シックハウス症候群には複数の原因が認められていますが、最大の原因は新しい建物や建材に含まれる化学物質です。

建材をつなぎ止める接着剤にはホルムアルデヒドという化学物質が含まれており、塗料にはトルエンやキシレンという化学物質が含まれています。これらの化学物質は揮発性が高く、気温が上昇すると室内にこもってしまいます。

室内の換気が不十分だとこれらの化学物質に身体が日常的にさらされてしまい、身体がアレルギー症状のような反応を見せるようになってシックハウス症候群となってしまうのです。

また、化学物質だけではなく細菌やカビ、ダニなどを原因としてシックハウス症候群が発症する場合もあります。

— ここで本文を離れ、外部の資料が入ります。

@@ -805,19 +821,21 @@
     return out;
 }
 
-GeneratedKernel generate_pipeline(const PipelineSpec& spec) {
+std::shared_ptr<const GeneratedKernel> generate_pipeline_shared(const PipelineSpec& spec) {
     const std::string sig = spec_signature(spec);
     {
         std::lock_guard<std::mutex> lk(g_memo_mu);
         auto it = g_memo.find(sig);
         if (it != g_memo.end()) return it->second;
     }
-    GeneratedKernel g = generate_pipeline_uncached(spec);
+    auto g = std::make_shared<const GeneratedKernel>(generate_pipeline_uncached(spec));
     std::lock_guard<std::mutex> lk(g_memo_mu);
     if (g_memo.size() > 4096) g_memo.clear();
     g_memo[sig] = g;
     return g;
 }
+
+GeneratedKernel generate_pipeline(const PipelineSpec& spec) { return *generate_pipeline_shared(spec); }
 
 namespace {
 GeneratedKernel generate_pipeline_uncached(const PipelineSpec& spec) {
diff --git a/datafusion-comet_b200/csrc/codegen.h b/datafusion-comet_b200/csrc/codegen.h
--- a/datafusion-comet_b200/csrc/codegen.h
+++ b/datafusion-comet_b200/csrc/codegen.h
@@ -68,6 +68,7 @@
 };
 
 GeneratedKernel generate_pipeline(const PipelineSpec& spec);
+std::shared_ptr<const GeneratedKernel> generate_pipeline_shared(const PipelineSpec& spec);
 
 std::vector<int> widen_word_map(const GeneratedKernel& from, const GeneratedKernel& to);
 
diff --git a/datafusion-comet_b200/csrc/exec.cpp b/datafusion-comet_b200/csrc/exec.cpp
--- a/datafusion-comet_b200/csrc/exec.cpp
+++ b/datafusion-comet_b200/csrc/exec.cpp
@@ -260,10 +260,22 @@
     std::vector<bool> col_is_dict;
     std::vector<int> dict_index_width;
     std::vector<DictionaryP> dicts;
+    std::vector<ArrowArray> held;
+    std::vector<std::vector<int32_t>> held_offsets;
+    cudaEvent_t uploaded = nullptr;
 
     StreamSource(ExecContext* c, ArrowArrayStream* s, const std::vector<DType>& fields) : ctx(c), stream(s) { schema = fields; }
     ~StreamSource() override {
+        release_held();
+        if (uploaded) cudaEventDestroy(uploaded);
         if (stream && stream->release) stream->release(stream);
+    }
+    void release_held() {
+        if (held.empty() && held_offsets.empty()) return;
+        cudaEventSynchronize(uploaded);
+        for (auto& x : held) if (x.release) x.release(&x);
+        held.clear();
+        held_offsets.clear();
     }
 
     void check_schema() {
@@ -304,7 +316,9 @@
     }
 
     bool next(Batch& out) override {
+        TraceSpan ts("source.next");
         if (!schema_checked) check_schema();
+        release_held();
         if (eof) return false;
         std::vector<ArrowArray> arrs;
         int64_t total = 0;
@@ -324,11 +338,14 @@
         try {
             upload(arrs, total, out);
         } catch (...) {
+            cudaStreamSynchronize(ctx->stream);
             for (auto& x : arrs) if (x.release) x.release(&x);
+            held_offsets.clear();
             throw;
         }
-        cuda_check(cudaStreamSynchronize(ctx->stream), "H2D copies");
-        for (auto& x : arrs) if (x.release) x.release(&x);
+        if (!uploaded) cuda_check(cudaEventCreateWithFlags(&uploaded, cudaEventDisableTiming), "cudaEventCreate");
+        cuda_check(cudaEventRecord(uploaded, ctx->stream), "event record");
+        held = std::move(arrs);
         return true;
     }
 
@@ -429,8 +446,10 @@
                     row += ch->length;
                 }
                 offs[(size_t)total] = base;
-                col.offsets = host_to_device(offs.data(), offs.size() * 4, ctx, "H2D offsets");
+                col.offsets = std::make_shared<DeviceBuf>(offs.size() * 4);
+                cuda_check(cudaMemcpyAsync(col.offsets->ptr, offs.data(), offs.size() * 4, cudaMemcpyHostToDevice, st), "H2D offsets");
                 ctx->h2d_bytes += (int64_t)(offs.size() * 4);
+                held_offsets.push_back(std::move(offs));
                 col.phys = Phys::I32;
             } else {
                 col.phys = phys_of(schema[c]);
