@@ -208,15 +211,29 @@
     } else if (i < n) {
         const double u0 = JAC == 2 ? ds * r[i] : JAC ? dinv[i] * r[i] : r[i];
         const double pi = pcur[i];
-        if (flush) x[i] = pcg_catch_up(x0 ? 0.0 : x[i], &pr, q, k, alphas, i) + alpha * pi;
+        if (flush) x[i] = pcg_catch_up(x0 ? 0.0 : x[i], &pr, pd.first, k, alphas, i) + alpha * pi;
         pnext[i] = u0 + beta * pi;
     }
 }
 
+template <bool STAG>
 __global__ void pcg_flush_kernel(int64_t n, double *__restrict__ x, PRing pr, const double *__restrict__ alphas,
                                  int64_t k) {
     const int64_t i = (int64_t)blockIdx.x * kBlock + threadIdx.x;
-    if (i < n) x[i] = pcg_catch_up(k < kPcgDefer ? 0.0 : x[i], &pr, pcg_pending(k), k, alphas, i);
+    constexpr int S = kPcgStagger > 0 ? kPcgStagger : 1;
+    const PcgPend pd = STAG ? pcg_flush_pending(S, pcg_block_of_tile(i / kVecTile, (n + kVecTile - 1) / kVecTile, S), k,
+                                                false)
+                            : pcg_uniform_pending(k);
+    if (i < n && pd.first <= pd.last) x[i] = pcg_catch_up(pd.first == 0 ? 0.0 : x[i], &pr, pd.first, k, alphas, i);
+}
+
+int launch_pcg_flush(int64_t n, double *x, const PRing &pr, const double *alphas, int64_t k, bool stag, hipStream_t s) {
+    if (n <= 0) return PSK_OK;
+    const dim3 g((unsigned)((n + kBlock - 1) / kBlock));
+    if (stag && kPcgStagger > 0) hipLaunchKernelGGL(pcg_flush_kernel<true>, g, dim3(kBlock), 0, s, n, x, pr, alphas, k);
+    else hipLaunchKernelGGL(pcg_flush_kernel<false>, g, dim3(kBlock), 0, s, n, x, pr, alphas, k);
+    PSK_HIP(hipGetLastError());
+    return PSK_OK;
 }
 
 constexpr int kPcgStateWords = (int)(sizeof(PcgState) / 8);
@@ -362,6 +379,10 @@
     return PSK_OK;
 }
 
+bool pcg_staggers(const psk_csr *A, const psk_prec *M) {
+    return kPcgStagger > 0 && !prec_is_general(M) && !A->comm && A->n > 0 && spmv_flush_eligible(A);
+}
+
 static void set_msg(psk_result *res, const char *m) {
     std::snprintf(res->msg, sizeof(res->msg), "%s", m);
 }
@@ -399,6 +420,7 @@
     const int64_t nv = n > 0 ? (n + kVecTile - 1) / kVecTile : 1;
     if (nv > INT32_MAX) return fail(PSK_ERR_UNSUPPORTED, "psk_pcg: vector too long for a one-shot grid");
     const bool init_diag = !gen && !sharded && (jac == 0 || jac == 2) && pcg_init_diag_eligible(A);
+    const bool stag = pcg_staggers(A, M);
     const int64_t nsl = n > 0 ? (n + kBlock - 1) / kBlock : 1;
     GridSum gs0, gs2, gs3;
     if (!init_diag) PSK_TRY(gridsum_prepare(c, gen ? nv : nsl, 2, w.pinit, &gs0));
@@ -536,9 +558,11 @@
             }
         }
         uint64_t seq1 = 0;
+        SpmvFlush fl{w.x, w.alphas, w.pr, k, nv, 0, 0, 0, 0};
         if (!(init_diag && k == 0) &&
             (rc = launch_spmv(A, kSpmvDot, pk, w.Ap, nullptr, nullptr, w.part1, &w.st->done, s, timed ? ta[slot] : nullptr,
-                              timed ? tb[slot] : nullptr, 0, mbc ? &seq1 : nullptr)) != PSK_OK)
+                              timed ? tb[slot] : nullptr, 0, mbc ? &seq1 : nullptr, stag && k >= 1 ? &fl : nullptr)) !=
+                PSK_OK)
             break;
         const TileMap tm2 = tile_map_for(nv, false);
         if (sharded) {
@@ -577,18 +601,14 @@
                 if (t1 <= t0) return;
                 const dim3 g3((unsigned)(t1 - t0));
                 const TileMap tm3 = tile_map_for(t1 - t0, false);
-                if (jac == 2)
-                    hipLaunchKernelGGL(pcg_direction_kernel<2>, g3, dim3(kBlock), 0, s, n, w.x, w.r, w.pr, dinv, ds,
-                                       w.part1g, w.part2g, P, w.st, w.udr, w.hist, w.alphas, k, maxiter,
-                                       ctl->fail_on_maxiter, t0, tm3);
-                else if (jac == 1)
-                    hipLaunchKernelGGL(pcg_direction_kernel<1>, g3, dim3(kBlock), 0, s, n, w.x, w.r, w.pr, dinv, ds,
-                                       w.part1g, w.part2g, P, w.st, w.udr, w.hist, w.alphas, k, maxiter,
-                                       ctl->fail_on_maxiter, t0, tm3);
-                else
-                    hipLaunchKernelGGL(pcg_direction_kernel<0>, g3, dim3(kBlock), 0, s, n, w.x, w.r, w.pr, dinv, ds,
-                                       w.part1g, w.part2g, P, w.st, w.udr, w.hist, w.alphas, k, maxiter,
-                                       ctl->fail_on_maxiter, t0, tm3);
+#define PSK_PCG_K3(J, SG)                                                                                      \
+                hipLaunchKernelGGL((pcg_direction_kernel<J, SG>), g3, dim3(kBlock), 0, s, n, w.x, w.r, w.pr, dinv, ds, \
+                                   w.part1g, w.part2g, P, w.st, w.udr, w.hist, w.alphas, k, maxiter,               \
+                                   ctl->fail_on_maxiter, t0, tm3)
+                if (jac == 2) { if (stag) PSK_PCG_K3(2, (kPcgStagger > 0)); else PSK_PCG_K3(2, false); }
+                else if (jac == 1) { if (stag) PSK_PCG_K3(1, (kPcgStagger > 0)); else PSK_PCG_K3(1, false); }
+                else { if (stag) PSK_PCG_K3(0, (kPcgStagger > 0)); else PSK_PCG_K3(0, false); }
+#undef PSK_PCG_K3
             };
             if (overlap && k + 1 < maxiter) {
                 k3(0, ov_lo);
@@ -660,12 +680,20 @@
             if (res->status == PSK_MAXITER) res->resid = maxiter > 0 ? res->resid_recursive : hs.normB;
             bool x_written = hs.x_written != 0;
             bool more = !dev_io;
-            if (!gen && hs.done == 2 && hs.brk_kind != 1 && pcg_pending(hs.iters) > 0 && n > 0) {
-                hipLaunchKernelGGL(pcg_flush_kernel, dim3((unsigned)((n + kBlock - 1) / kBlock)), dim3(kBlock), 0, s, n,
-                                   w.x, w.pr, w.alphas, (int64_t)hs.iters);
-                if (hipGetLastError() != hipSuccess) rc = fail(PSK_ERR_HIP, "pcg flush");
-                x_written = true;
-                more = true;
+            if (!gen && hs.done == 2 && hs.brk_kind != 1 && n > 0) {
+                bool pending = false;
+                const int nblk = stag ? kPcgStagger : 1;
+                for (int b = 0; b < nblk; ++b) {
+                    if (stag && (int64_t)b * pcg_block_tiles(nv, kPcgStagger) >= nv) continue;
+                    const PcgPend pd = stag ? pcg_flush_pending(kPcgStagger, b, hs.iters, false) : pcg_uniform_pending(hs.iters);
+                    pending = pending || pd.first <= pd.last;
+                    x_written = x_written || pd.first > 0;
+                }
+                if (pending) {
+                    rc = launch_pcg_flush(n, w.x, w.pr, w.alphas, (int64_t)hs.iters, stag, s);
+                    x_written = true;
+                    more = true;
+                }
             }
             if (rc == PSK_OK && !x_written && n > 0) {
                 if (hipMemsetAsync(w.x, 0, (size_t)n * 8, s) != hipSuccess) rc = fail(PSK_ERR_HIP, "x zero");
diff --git a/pysolvers_amd/csrc/pcg_state.hpp b/pysolvers_amd/csrc/pcg_state.hpp
--- a/pysolvers_amd/csrc/pcg_state.hpp
+++ b/pysolvers_amd/csrc/pcg_state.hpp
@@ -77,18 +77,52 @@
 };
 __host__ __device__ inline int pcg_pending(int64_t k) { return (int)(k % kPcgDefer); }
 
-__device__ __forceinline__ double pcg_catch_up(double xj, const PRing *pr, int q, int64_t k,
+#ifndef PSK_PCG_STAGGER
+#define PSK_PCG_STAGGER 1
+#endif
+#define PSK_PCG_STAGGER_ON (PSK_PCG_STAGGER && PSK_PCG_DEFER >= 2)
+constexpr int kPcgStagger = PSK_PCG_STAGGER_ON ? kPcgDefer - 1 : 0;
+static_assert(kPcgStagger >= 0 && kPcgStagger < kPcgDefer, "SpMV k reads p_{k-S} after K3 k-1 wrote p_k: S < ring");
+
+struct PcgPend {
+    int64_t first, last;
+};
+__host__ __device__ inline int64_t pcg_block_tiles(int64_t nv, int S) { return (nv + S - 1) / S; }
+__host__ __device__ inline int pcg_block_of_tile(int64_t tile, int64_t nv, int S) {
+    return (int)(tile / pcg_block_tiles(nv, S));
+}
+__host__ __device__ inline PcgPend pcg_flush_pending(int S, int blk, int64_t k, bool in_spmv) {
+    const int64_t kk = in_spmv ? k - 1 : k;
+    int64_t f = kk - ((kk - blk) % S + S) % S;
+    if (f < 1) f = 0;
+    return PcgPend{f, k - 1};
+}
+__host__ __device__ inline PcgPend pcg_uniform_pending(int64_t k) { return PcgPend{k - pcg_pending(k), k - 1}; }
+
+__device__ __forceinline__ double pcg_catch_up(double xj, const PRing *pr, int64_t first, int64_t k,
                                                const double *__restrict__ alphas, int64_t j) {
-    for (int t = q; t >= 1; --t) xj = xj + alphas[k - t] * pr->b[(k - t) % kPcgDefer][j];
+    for (int64_t t = first; t < k; ++t) xj = xj + alphas[t] * pr->b[t % kPcgDefer][j];
     return xj;
 }
+
+struct SpmvFlush {
+    double *x;
+    const double *alphas;
+    PRing pr;
+    int64_t k;
+    int64_t nv;
+    uint32_t ost, ofl;
+    uint32_t nfl;
+    uint32_t mul;
+};
 
 __device__ inline bool pcg_direction_scalars(int64_t n, double *__restrict__ x, const double *__restrict__ p,
                                              double pTAp, double rr, double ur, double udk, double tauNB,
                                              PcgState *st, double *__restrict__ udr, double *__restrict__ hist, int64_t k,
                                              int64_t maxiter, int fail_on_maxiter, double &alpha, double &beta,
                                              int64_t tile, const PRing *pr = nullptr,
-                                             const double *__restrict__ alphas = nullptr) {
+                                             const double *__restrict__ alphas = nullptr,
+                                             PcgPend pd = PcgPend{0, -1}) {
     alpha = udk / pTAp;
     const double normR = sqrt(rr);
     if (tile == 0 && threadIdx.x == 0) {
@@ -97,10 +131,10 @@
     }
     if (normR <= tauNB || (!fail_on_maxiter && k == maxiter - 1)) {
         const int64_t i = tile * kVecTile + 2 * threadIdx.x;
-        const bool x0 = pr && k < kPcgDefer;
+        const bool x0 = pr && pd.first == 0;
         for (int64_t j = i; j < i + 2 && j < n; ++j) {
             double xj = x0 ? 0.0 : x[j];
-            if (pr) xj = pcg_catch_up(xj, pr, pcg_pending(k), k, alphas, j);
+            if (pr) xj = pcg_catch_up(xj, pr, pd.first, k, alphas, j);
             x[j] = xj + alpha * p[j];
         }
         if (tile == 0 && threadIdx.x == 0) {
@@ -117,6 +151,9 @@
 }
 
 bool pcg_init_diag_eligible(const psk_csr *A);
+bool spmv_flush_eligible(const psk_csr *A);
+bool pcg_staggers(const psk_csr *A, const psk_prec *M);
+int launch_pcg_flush(int64_t n, double *x, const PRing &pr, const double *alphas, int64_t k, bool stag, hipStream_t s);
 int launch_pcg_init_diag(const psk_csr *A, const double *b, double xs, double *p, double *Ap, double *out3,
                          const PcgInitFin &fin, hipStream_t s);
 
diff --git a/pysolvers_amd/csrc/psk_internal.hpp b/pysolvers_amd/csrc/psk_internal.hpp
--- a/pysolvers_amd/csrc/psk_internal.hpp
+++ b/pysolvers_amd/csrc/psk_internal.hpp
@@ -682,12 +682,11 @@
 inline TileMap tile_map_chunked(int64_t ntiles, int64_t c) {
     return c > 0 && ntiles >= 8 * c ? TileMap{0, 0, 0, c} : TileMap{0, 0, 0, 0};
 }
-__device__ __forceinline__ int64_t tile_of_block(TileMap tm) {
-    const int64_t b = blockIdx.x;
+__device__ __forceinline__ int64_t tile_of_index(TileMap tm, int64_t b, int64_t g) {
     if (tm.c > 0) {
         const int64_t k = b & 7, j = b >> 3;
         const int64_t t = ((j / tm.c) * 8 + k) * tm.c + j % tm.c;
-        const int64_t full = (int64_t)(gridDim.x / (8 * tm.c)) * 8 * tm.c;
+        const int64_t full = (int64_t)(g / (8 * tm.c)) * 8 * tm.c;
         return b < full ? t : b;
     }
     if (tm.a == 0) return b;
@@ -695,6 +694,7 @@
     const int64_t start = k * tm.a + (k < tm.r ? k : tm.r);
     return tm.rev ? start + (tm.a + (k < tm.r ? 1 : 0)) - 1 - j : start + j;
 }
+__device__ __forceinline__ int64_t tile_of_block(TileMap tm) { return tile_of_index(tm, blockIdx.x, gridDim.x); }
 
 typedef double dv2 __attribute__((ext_vector_type(2)));
 __device__ __forceinline__ dv2 ld2(const double *p) { return *reinterpret_cast<const dv2 *>(p); }
@@ -767,8 +767,10 @@
 int tile_rows_for(int64_t n, int64_t nnz);
 int csr_choose_layout(psk_csr *A, hipStream_t s);
 void sliced_free(psk_csr *A);
+struct SpmvFlush;
 int launch_spmv(const psk_csr *A, int mode, const double *x, double *y, const double *aux_d,
                 const double *aux_q, double *partial, const int32_t *done_flag, hipStream_t s,
-                hipEvent_t ev0 = nullptr, hipEvent_t ev1 = nullptr, int rev = 0, uint64_t *mail_seq = nullptr);
-
-}
+                hipEvent_t ev0 = nullptr, hipEvent_t ev1 = nullptr, int rev = 0, uint64_t *mail_seq = nullptr,
+                const SpmvFlush *flush = nullptr);
+
+}
diff --git a/pysolvers_amd/csrc/spmv.hip b/pysolvers_amd/csrc/spmv.hip
--- a/pysolvers_amd/csrc/spmv.hip
+++ b/pysolvers_amd/csrc/spmv.hip
@@ -681,12 +681,50 @@
     }
 }
 
-template <int MODE, int NB, int H>
+__host__ __device__ inline uint32_t spmv_flush_octets_before(const SpmvFlush &f, uint32_t o) {
+    if (f.mul == 0) return o > f.ost ? o - f.ost : 0;
+    return (uint32_t)(((uint64_t)o * f.mul) >> 16);
+}
+__device__ __forceinline__ const SpmvFlush &spmv_flush_arg(const SpmvFlush &f) { return f; }
+
+template <int S>
+__device__ __forceinline__ void spmv_flush_tile(const SpmvFlush &fl, uint32_t f, int64_t n) {
+    const int64_t k = fl.k;
+    const int blk = (int)(k % S);
+    const PcgPend pd = pcg_flush_pending(S, blk, k, true);
+    const int q = (int)(k - pd.first);
+    const bool x0 = pd.first == 0;
+    const int64_t i = ((int64_t)blk * pcg_block_tiles(fl.nv, S) + f) * kVecTile + 2 * threadIdx.x;
+    double *__restrict__ x = fl.x;
+    if (i + 1 < n) {
+        dv2 xo{0.0, 0.0};
+        if (!x0) xo = ld2nt(x + i);
+        dv2 pp[S];
+#pragma unroll
+        for (int t = 1; t <= S; ++t)
+            if (t <= q) pp[t - 1] = ld2nt(fl.pr.b[(k - t) % kPcgDefer] + i);
+#pragma unroll
+        for (int t = S; t >= 1; --t)
+            if (t <= q) {
+                const double a = fl.alphas[k - t];
+                xo.x = xo.x + a * pp[t - 1].x;
+                xo.y = xo.y + a * pp[t - 1].y;
+            }
+        st2nt(x + i, xo);
+    } else if (i < n) {
+        x[i] = pcg_catch_up(x0 ? 0.0 : x[i], &fl.pr, pd.first, k, fl.alphas, i);
+    }
+}
+
+template <int MODE, int NB, int H, typename... FLUSH>
 __global__ __launch_bounds__(kBlock, (H == 2 && MODE != kSpmvPlain && MODE != kSpmvDot) ? 4 : 8) void spmv_diagp_kernel(
     int64_t n, const uint8_t *__restrict__ mask, DiagDesc dd, const double *__restrict__ x, double *__restrict__ y,
     const double *__restrict__ aux_d, const double *__restrict__ aux_q, GridSum gs, const int32_t *__restrict__ done,
-    TileMap tm, int64_t ntiles) {
+    TileMap tm, int64_t ntiles, FLUSH... flush) {
     constexpr int KM = 5;
+    constexpr bool FL = sizeof...(FLUSH) == 1;
+    static_assert(sizeof...(FLUSH) <= 1 && (!FL || (MODE == kSpmvDot && H == 2 && kPcgStagger > 0)),
+                  "the flush role rides on the PCG loop's launch only");
     static_assert(NB == 1 || NB == 2, "the 5-diagonal DPP orders");
     static_assert(H == 1 || H == 2, "half-slices per wave");
     constexpr int JD = NB == 1 ? 0 : 2, JM1 = NB == 1 ? 3 : 1, JP1 = NB == 1 ? 4 : 3;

シックハウス症候群は以前にはあまり見られない症状でした。

現在の建物はマンションなど密閉性の高い建物が多く、昔の建物とは異なり化学物質や細菌が室内にこもりやすくなっています。そこで、密閉性の高い居住環境もシックハウス症候群を増加させている一つの原因と指摘されています。

シックハウス症候群の治療法

シックハウス症候群の治療は、症状の原因となる化学物質等の排出を促すことによって行われます。

身体から化学物質を排出するためには、ウォーキングなどの軽い運動を行い身体の代謝能力を高めることが有効です。また、半身浴を行ったりサウナに入って汗をかくことも効果が認められています。

さらに、シックハウス症候群の症状が重い場合には転地療法が行われることが多くなっています。転地療法は、都市部から郊外に移り住み、清浄な空気と豊かな自然環境に身をおくことで健康を取り戻す治療方法です。

転地療法を行って汚染されていない空気を身体に取り込みながら、運動療法も同時に行って、体内にたまった化学物質が徐々に排出されてゆくのを粘り強く待つことになります。

残念ながら、シックハウス症候群に対する根本的な治療法は現在のところ定まっていません。

そこで、シックハウス症候群になった場合には、化学物質などに汚染されていない環境に身体を長期間置くことにより、化学物質が身体から排出されるのを待つ必要があるのです。

シックハウス症候群の予防法

シックハウス症候群になる大きな原因が化学物質を体内に取り込むことです。そこで、シックハウス症候群を予防するためにまず重要となるのが室内の換気です。

現在の建物は密閉性が高く、化学物質が室内にこもりやすくなっています。そこで、時間を定めて窓を開け、室内の空気を換気して化学物質を室外に排出することが大切となります。

また、化学物質を吸収できるタイプの空気洗浄機や観葉植物を設置することも、室内の化学物質除去に一定の効果を示します。

さらに、シックハウス症候群を予防するために大切となるのが運動です。

定期的に身体を動かして汗をかくように心がけ、新陳代謝を向上させれば、体内にたまった化学物質の排出能力を高めることができます。そこで、日常的に運動する習慣をつけておくことがシックハウス症候群の予防のためには大切となります。

なお、喫煙を続けていたり香水を日常的につける生活を行っていると、シックハウス症候群になる危険性が高まる傾向にあります。そこで、タバコや香水についてはなるべく控えるように心がけることも、シックハウス症候群の予防のためには重要です。